### What the task asks
Write out every record in full, keeping each character exactly as it is.

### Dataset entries
##############################

# NoahVl/Explaining-In-Style-Reproducibility-Study

Hardware: AMD Instinct MI355X
Metric: StylEx G+D+enc train-step images/sec @256px (higher is better)
Workload: dtype bf16; 1 GPU; FFHQ-shaped 256x256 StylEx, batch 32/GPU, GAE=2 (noise+encoder micro-steps), GP every 4th step, ResNet-18 classifier; image_size=256, batch_per_gpu=32, start_step=0, gradient_accumulate_every=2, global_batch=32, parallelism=dp1

## Files before the change

### explaining-in-style-reproducibility-study_amd/csrc/conv_pipe.hip

```cpp
#include <hip/hip_runtime.h>
#include <stdint.h>
#include <stdlib.h>

#include "conv_prims.h"
#include "stylex_internal.h"

#ifndef PIPE_STORE_AUX
#define PIPE_STORE_AUX 0
#endif

struct StylexPipeArgs {
    int total_tiles;
    unsigned m_ntiles, m_tpi, m_tx;
    int dbg;
};

#ifdef STYLEX_PIPE_ABLATION
#define PIPE_DBG (pa.dbg)
#else
#define PIPE_DBG 0
#endif


namespace {

typedef StylexPipeArgs PipeArgs;

template <int NT>
struct PipeCfg {
    static constexpr int TH = NT == 128 ? 16 : 32;
    static constexpr int TW = 32, HWD = TW + 2, NP = (TH + 2) * HWD;
    static constexpr int H_PIECES = (NP + 31) / 32;
    static constexpr int H_STRIDE = H_PIECES * 1024;
    static constexpr int W_PIECES = 9 * NT / 32;
    static constexpr int W_STRIDE = W_PIECES * 1024;
    static constexpr int HS = 3, WS = 2;
    static constexpr int W_BASE = HS * H_STRIDE;
    static constexpr int BIAS_BASE = W_BASE + WS * W_STRIDE;
    static constexpr int DUMP_BASE = BIAS_BASE + 2048;
    static constexpr int SMEM = DUMP_BASE + 1024;
    static constexpr int HP_MAX = (H_PIECES + 7) / 8;
    static constexpr int WP_MAX = (W_PIECES + 7) / 8;
    static constexpr int RG = TH / 4;
};

__device__ __forceinline__ void lds_wait(bf16x8 (&av)[4], bf16x8 (&bv)[2]) {
    asm volatile("s_waitcnt lgkmcnt(0)" : "+v"(av[0]), "+v"(av[1]), "+v"(av[2]), "+v"(av[3]), "+v"(bv[0]), "+v"(bv[1]));
}
template <int HWD, int TAP>
__device__ __forceinline__ void tap_addr(int (&addr)[4], int a_base, unsigned& swz) {
    constexpr int kh = TAP / 3, kw = TAP % 3;
    asm volatile("" : "+v"(swz));
#pragma unroll
    for (int i = 0; i < 4; ++i) addr[i] = a_base + ((i + kh) * HWD + kw) * 32 + (int)(((swz >> ((i + kh) * 3 + kw)) & 1u) << 4);
}
template <int NT, int TAP>
__device__ __forceinline__ void load_tap(bf16x8 (&av)[4], bf16x8 (&bv)[2], const int (&addr)[4], int b_addr) {
    lds_read16<(TAP * NT) * 32>(bv[0], b_addr);
    lds_read16<(TAP * NT + 32) * 32>(bv[1], b_addr);
#pragma unroll
    for (int i = 0; i < 4; ++i) lds_read16<0>(av[i], addr[i]);
}

__device__ __forceinline__ void mfma8(f32x16 (&acc)[4][2], const bf16x8 (&av)[4], const bf16x8 (&bv)[2]) {
#pragma unroll
    for (int i = 0; i < 4; ++i)
#pragma unroll
        for (int j = 0; j < 2; ++j) mfma1(acc[i][j], bv[j], av[i]);
}
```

##############################

### Written response
# NoahVl/Explaining-In-Style-Reproducibility-Study

Hardware: AMD Instinct MI355X
Metric: StylEx G+D+enc train-step images/sec @256px (higher is better)
Workload: dtype bf16; 1 GPU; FFHQ-shaped 256x256 StylEx, batch 32/GPU, GAE=2 (noise+encoder micro-steps), GP every 4th step, ResNet-18 classifier; image_size=256, batch_per_gpu=32, start_step=0, gradient_accumulate_every=2, global_batch=32, parallelism=dp1

## Files before the change

### explaining-in-style-reproducibility-study_amd/csrc/conv_pipe.hip

```cpp
#include <hip/hip_runtime.h>
#include <stdint.h>
#include <stdlib.h>

#include "conv_prims.h"
#include "stylex_internal.h"

#ifndef PIPE_STORE_AUX
#define PIPE_STORE_AUX 0
#endif

struct StylexPipeArgs {
    int total_tiles;
    unsigned m_ntiles, m_tpi, m_tx;
    int dbg;
};

#ifdef STYLEX_PIPE_ABLATION
#define PIPE_DBG (pa.dbg)
#else
#define PIPE_DBG 0
#endif


namespace {

typedef StylexPipeArgs PipeArgs;

template <int NT>
struct PipeCfg {
    static constexpr int TH = NT == 128 ? 16 : 32;
    static constexpr int TW = 32, HWD = TW + 2, NP = (TH + 2) * HWD;
    static constexpr int H_PIECES = (NP + 31) / 32;
    static constexpr int H_STRIDE = H_PIECES * 1024;
    static constexpr int W_PIECES = 9 * NT / 32;
    static constexpr int W_STRIDE = W_PIECES * 1024;
    static constexpr int HS = 3, WS = 2;
    static constexpr int W_BASE = HS * H_STRIDE;
    static constexpr int BIAS_BASE = W_BASE + WS * W_STRIDE;
    static constexpr int DUMP_BASE = BIAS_BASE + 2048;
    static constexpr int SMEM = DUMP_BASE + 1024;
    static constexpr int HP_MAX = (H_PIECES + 7) / 8;
    static constexpr int WP_MAX = (W_PIECES + 7) / 8;
    static constexpr int RG = TH / 4;
};

__device__ __forceinline__ void lds_wait(bf16x8 (&av)[4], bf16x8 (&bv)[2]) {
    asm volatile("s_waitcnt lgkmcnt(0)" : "+v"(av[0]), "+v"(av[1]), "+v"(av[2]), "+v"(av[3]), "+v"(bv[0]), "+v"(bv[1]));
}
template <int HWD, int TAP>
__device__ __forceinline__ void tap_addr(int (&addr)[4], int a_base, unsigned& swz) {
    constexpr int kh = TAP / 3, kw = TAP % 3;
    asm volatile("" : "+v"(swz));
#pragma unroll
    for (int i = 0; i < 4; ++i) addr[i] = a_base + ((i + kh) * HWD + kw) * 32 + (int)(((swz >> ((i + kh) * 3 + kw)) & 1u) << 4);
}
template <int NT, int TAP>
__device__ __forceinline__ void load_tap(bf16x8 (&av)[4], bf16x8 (&bv)[2], const int (&addr)[4], int b_addr) {
    lds_read16<(TAP * NT) * 32>(bv[0], b_addr);
    lds_read16<(TAP * NT + 32) * 32>(bv[1], b_addr);
#pragma unroll
    for (int i = 0; i < 4; ++i) lds_read16<0>(av[i], addr[i]);
}

__device__ __forceinline__ void mfma8(f32x16 (&acc)[4][2], const bf16x8 (&av)[4], const bf16x8 (&bv)[2]) {
#pragma unroll
    for (int i = 0; i < 4; ++i)
#pragma unroll
        for (int j = 0; j < 2; ++j) mfma1(acc[i][j], bv[j], av[i]);
}
```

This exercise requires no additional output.